Message Consumption Rate:
- 33,333 messages per second on Linux is an exceptionally high consumption rate compared to Windows (16,667). This suggests that the Linux environment is highly optimized for Kafka consumers, allowing it to process a large volume of messages in real-time scenarios. This high throughput is vital in scenarios with large-scale data streams, where message backlogs need to be minimized.
Message Latency:
- The first Kafka message is forwarded at 13:49:25 and the last at 13:49:28, showing a minimal delay between the start and completion of message forwarding. This low latency is essential in Kafka-based systems that rely on quick, real-time message processing, and it demonstrates that Linux provides fast message handling.
Conclusion for Kafka Consumers on Linux:
- Efficient Resource Usage: Linux is shown to handle Kafka consumer tasks with efficient CPU usage and a stable memory footprint.
- Superior Throughput: The 33,333 messages/second throughput shows Linux can handle very high message ingestion rates, making it suitable for data-intensive Kafka streams.
- Low Latency: The minimal lag in forwarding Kafka messages indicates that Linux performs well under real-time processing demands.
- Optimized for Network and Threads: Balanced network data handling and stable thread management further highlight Linux’s ability to maintain performance under high workloads.

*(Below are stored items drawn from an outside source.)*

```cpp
__global__ __launch_bounds__(256) void bn_finalize_kernel(const float* __restrict__ partial, int S,
                                                          const float* __restrict__ gamma, const float* __restrict__ beta,
                                                          float* __restrict__ running_mean, float* __restrict__ running_var,
                                                          float* __restrict__ save_mean, float* __restrict__ save_invstd,
                                                          float* __restrict__ scale_shift, int C, int training,
                                                          float momentum, float eps) {
    const int lane = threadIdx.x & 63, c = blockIdx.x * 4 + (threadIdx.x >> 6);
    if (c >= C) return;
    float mean, invstd;
    if (training) {
        float n = 0.f, m2 = 0.f;
        mean = 0.f;
        if (lane < S) {
            const float* p = partial + ((size_t)c * S + lane) * 3;
            n = p[0]; mean = p[1]; m2 = p[2];
        }
#pragma unroll
        for (int o = 32; o > 0; o >>= 1) {
            const float nb = __shfl_xor(n, o, 64), mb = __shfl_xor(mean, o, 64), qb = __shfl_xor(m2, o, 64);
            if (lane & o) {
                float n2 = nb, mean2 = mb, m22 = qb;
                merge(n2, mean2, m22, n, mean, m2);
                n = n2; mean = mean2; m2 = m22;
            } else {
                merge(n, mean, m2, nb, mb, qb);
            }
        }
        const float var = m2 / n;
        invstd = rsqrtf(var + eps);
        if (lane == 0) {
            if (running_mean) running_mean[c] = (1.f - momentum) * running_mean[c] + momentum * mean;
            if (running_var) running_var[c] = (1.f - momentum) * running_var[c] + momentum * (n > 1.f ? m2 / (n - 1.f) : var);
        }
    } else {
        mean = running_mean[c];
        invstd = rsqrtf(running_var[c] + eps);
    }
    if (lane == 0) {
        if (save_mean) save_mean[c] = mean;
        if (save_invstd) save_invstd[c] = invstd;
        const float g = gamma ? gamma[c] : 1.f, b = beta ? beta[c] : 0.f;
        scale_shift[2 * c] = g * invstd;
        scale_shift[2 * c + 1] = b - mean * g * invstd;
    }
}

template <typename T, int VEC>
__global__ __launch_bounds__(BN_THREADS) void bn_apply_kernel(const T* __restrict__ x, T* __restrict__ out,
                                                              const float* __restrict__ scale_shift, int C, int HW,
                                                              size_t nvec, int act) {
    const unsigned hwv = HW / VEC;
    for (size_t i = (size_t)blockIdx.x * BN_THREADS + threadIdx.x; i < nvec; i += (size_t)gridDim.x * BN_THREADS) {
        const unsigned plane = (unsigned)(i / hwv), c = plane % (unsigned)C;
        const float sc = scale_shift[2 * c], sh = scale_shift[2 * c + 1];
        float v[VEC];
        VecIO<T, VEC>::load(x + i * VEC, v);
#pragma unroll
        for (int j = 0; j < VEC; ++j) v[j] = act_fwd(fmaf(v[j], sc, sh), act);
        VecIO<T, VEC>::store(out + i * VEC, v);
    }
}

template <typename T, int VEC>
__global__ __launch_bounds__(BN_THREADS) void bn_apply_mean_kernel(const T* __restrict__ x, T* __restrict__ out,
                                                                   T* __restrict__ pmean,
                                                                   const float* __restrict__ scale_shift, int NC, int C,
                                                                   int HW, int act) {
    const int lane = threadIdx.x & 63;
    const int nv = HW / VEC;
    for (int plane = blockIdx.x * (BN_THREADS / 64) + (threadIdx.x >> 6); plane < NC; plane += gridDim.x * (BN_THREADS / 64)) {
        const int c = plane % C;
        const float sc = scale_shift[2 * c], sh = scale_shift[2 * c + 1];
        const T* p = x + (size_t)plane * HW;
        T* o = out + (size_t)plane * HW;
        float acc = 0.f;
        for (int i = lane; i < nv; i += 64) {
            float v[VEC];
            VecIO<T, VEC>::load(p + (size_t)i * VEC, v);
#pragma unroll
            for (int j = 0; j < VEC; ++j) {
                v[j] = act_fwd(fmaf(v[j], sc, sh), act);
                acc += v[j];
            }
            VecIO<T, VEC>::store(o + (size_t)i * VEC, v);
        }
        acc = wave_sum(acc);
        if (lane == 0) {
            float m[1] = {acc / (float)HW};
            VecIO<T, 1>::store(pmean + plane, m);
        }
    }
}

template <typename T, int VEC>
__global__ __launch_bounds__(BN_THREADS) void bn_bwd_reduce_kernel(const T* __restrict__ x, const T* __restrict__ dout,
                                                                   const float* __restrict__ gamma,
                                                                   const float* __restrict__ beta,
                                                                   const float* __restrict__ save_mean,
                                                                   const float* __restrict__ save_invstd,
                                                                   float* __restrict__ partial, int N, int C, int HW,
                                                                   int act, const T* __restrict__ dpl) {
    const int c = blockIdx.y, s = blockIdx.x, S = gridDim.x;
    const unsigned hwv = HW / VEC, total = (unsigned)N * hwv;
    const float mean = save_mean[c], invstd = save_invstd[c];
    const float g = gamma ? gamma[c] : 1.f, b = beta ? beta[c] : 0.f;
    const float inv_hw = 1.f / (float)HW;
    float s1 = 0.f, s2 = 0.f;
    for (unsigned i = s * BN_THREADS + threadIdx.x; i < total; i += S * BN_THREADS) {
        const unsigned n = i / hwv, r = i - n * hwv;
        const size_t off = ((size_t)n * C + c) * HW + (size_t)r * VEC;
        float xv[VEC], dv[VEC];
        VecIO<T, VEC>::load(x + off, xv);
        VecIO<T, VEC>::load(dout + off, dv);
        float add = 0.f;
        if (dpl) { float t1[1]; VecIO<T, 1>::load(dpl + (size_t)n * C + c, t1); add = t1[0] * inv_hw; }
#pragma unroll
        for (int j = 0; j < VEC; ++j) {
            const float xh = (xv[j] - mean) * invstd;
            const float dy = (dv[j] + add) * act_grad(fmaf(xh, g, b), act);
            s1 += dy;
            s2 = fmaf(dy, xh, s2);
        }
// ... 112 lines not shown
        else hipLaunchKernelGGL((bn_apply_mean_kernel<T, 1>), pg, dim3(BN_THREADS), 0, st, x, out, pmean, scale_shift, N * C, C, HW, act);
        return hipGetLastError();
    }
    const unsigned g = apply_grid(nvec);
    if (vec == 8) hipLaunchKernelGGL((bn_apply_kernel<T, 8>), dim3(g), dim3(BN_THREADS), 0, st, x, out, scale_shift, C, HW, nvec, act);
    else if (vec == 4) hipLaunchKernelGGL((bn_apply_kernel<T, 4>), dim3(g), dim3(BN_THREADS), 0, st, x, out, scale_shift, C, HW, nvec, act);
    else hipLaunchKernelGGL((bn_apply_kernel<T, 1>), dim3(g), dim3(BN_THREADS), 0, st, x, out, scale_shift, C, HW, nvec, act);
    return hipGetLastError();
}

template <typename T>
hipError_t bn_bwd_t(const T* x, const T* dout, const float* gamma, const float* beta, const float* save_mean,
                    const float* save_invstd, T* dx, float* dgamma, float* dbeta, float* ws, int N, int C, int HW,
                    int act, int training, const T* dpl, hipStream_t st) {
    const int vec = pick_vec(HW, sizeof(T), x, dout, dx);
    const int S = pick_splits(N, C, HW, vec);
    float* coef = ws;
    float* partial = ws + 3 * (size_t)C;
    const size_t nvec = (size_t)N * C * HW / vec;
    dim3 grid(S, C);
    if (vec == 8) hipLaunchKernelGGL((bn_bwd_reduce_kernel<T, 8>), grid, dim3(BN_THREADS), 0, st, x, dout, gamma, beta, save_mean, save_invstd, partial, N, C, HW, act, dpl);
    else if (vec == 4) hipLaunchKernelGGL((bn_bwd_reduce_kernel<T, 4>), grid, dim3(BN_THREADS), 0, st, x, dout, gamma, beta, save_mean, save_invstd, partial, N, C, HW, act, dpl);
    else hipLaunchKernelGGL((bn_bwd_reduce_kernel<T, 1>), grid, dim3(BN_THREADS), 0, st, x, dout, gamma, beta, save_mean, save_invstd, partial, N, C, HW, act, dpl);
    hipLaunchKernelGGL(bn_bwd_finalize_kernel, dim3((C + 3) / 4), dim3(256), 0, st, partial, S, gamma, save_invstd,
                       dgamma, dbeta, coef, C, (float)N * (float)HW, training);
    if (dx) {
        const unsigned g = apply_grid(nvec);
        if (vec == 8) hipLaunchKernelGGL((bn_bwd_apply_kernel<T, 8>), dim3(g), dim3(BN_THREADS), 0, st, x, dout, dx, gamma, beta, save_mean, save_invstd, coef, C, HW, nvec, act, dpl);
        else if (vec == 4) hipLaunchKernelGGL((bn_bwd_apply_kernel<T, 4>), dim3(g), dim3(BN_THREADS), 0, st, x, dout, dx, gamma, beta, save_mean, save_invstd, coef, C, HW, nvec, act, dpl);
        else hipLaunchKernelGGL((bn_bwd_apply_kernel<T, 1>), dim3(g), dim3(BN_THREADS), 0, st, x, dout, dx, gamma, beta, save_mean, save_invstd, coef, C, HW, nvec, act, dpl);
    }
    return hipGetLastError();
}
}

size_t bn_workspace_floats(int C) { return (size_t)C * (3 + 64 * 3); }

hipError_t launch_bn_fwd(const void* x, void* out, const float* gamma, const float* beta, float* rm, float* rv,
                         float* save_mean, float* save_invstd, float* ws, int N, int C, int HW, int dtype, int act,
                         int training, float momentum, float eps, void* plane_mean, hipStream_t st) {
    if (dtype == MOMA_DT_BF16)
        return bn_fwd_t<bf16_raw>((const bf16_raw*)x, (bf16_raw*)out, gamma, beta, rm, rv, save_mean, save_invstd, ws, N,
                                  C, HW, act, training, momentum, eps, (bf16_raw*)plane_mean, st);
    return bn_fwd_t<float>((const float*)x, (float*)out, gamma, beta, rm, rv, save_mean, save_invstd, ws, N, C, HW, act,
                           training, momentum, eps, (float*)plane_mean, st);
}
hipError_t launch_bn_bwd(const void* x, const void* dout, const float* gamma, const float* beta, const float* save_mean,
                         const float* save_invstd, void* dx, float* dgamma, float* dbeta, float* ws, int N, int C, int HW,
                         int dtype, int act, int training, const void* dplane_mean, hipStream_t st) {
    if (dtype == MOMA_DT_BF16)
        return bn_bwd_t<bf16_raw>((const bf16_raw*)x, (const bf16_raw*)dout, gamma, beta, save_mean, save_invstd,
                                  (bf16_raw*)dx, dgamma, dbeta, ws, N, C, HW, act, training, (const bf16_raw*)dplane_mean, st);
    return bn_bwd_t<float>((const float*)x, (const float*)dout, gamma, beta, save_mean, save_invstd, (float*)dx, dgamma,
                           dbeta, ws, N, C, HW, act, training, (const float*)dplane_mean, st);
}

}
```

### moma_amd/csrc/common.hpp

```cpp
#pragma once
#include <hip/hip_runtime.h>
#include <stdint.h>
#include "../../include/moma_hip.h"

namespace moma {
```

Overall, Linux is an excellent environment for running Kafka consumers, especially in scenarios that demand high throughput, low latency, and efficient resource management.
Key Observations:
- CPU Usage:
- Linux shows significantly lower CPU usage (113.98%) compared to Windows (268.01%), indicating that the process is more CPU-efficient on Linux.
- Memory Usage:
- Linux uses slightly more memory (522 MB) than Windows (497.3 MB), but the difference is minimal.
- Network Data:
- Linux sends less data (59.6 MB) than Windows (120 MB) but also receives less data (113 MB vs 168 MB). This could indicate different network handling efficiencies or workload patterns.
- Threads:
- The number of threads is almost identical between the two environments, so thread management is consistent.
- Kafka Message Timing:
- Linux processed Kafka messages earlier (13:49:25) than Windows (14:56:33). The processing duration is almost the same, but Linux starts earlier.
- Consumption Rate:
- Linux has a much higher message consumption rate (33,333 messages/second) than Windows (16,667 messages/second). This suggests that Linux is significantly more efficient in handling Kafka messages.
Conclusion:
- Linux demonstrates better performance overall in terms of CPU usage and message consumption rate. Despite similar memory usage, Linux handles Kafka message forwarding faster and consumes more messages per second.
- Windows consumes significantly more CPU resources and handles Kafka messages at a slower rate, making it less efficient for high-performance use cases.
If high throughput and CPU efficiency are critical, Linux would be the better environment for this application based on these metrics.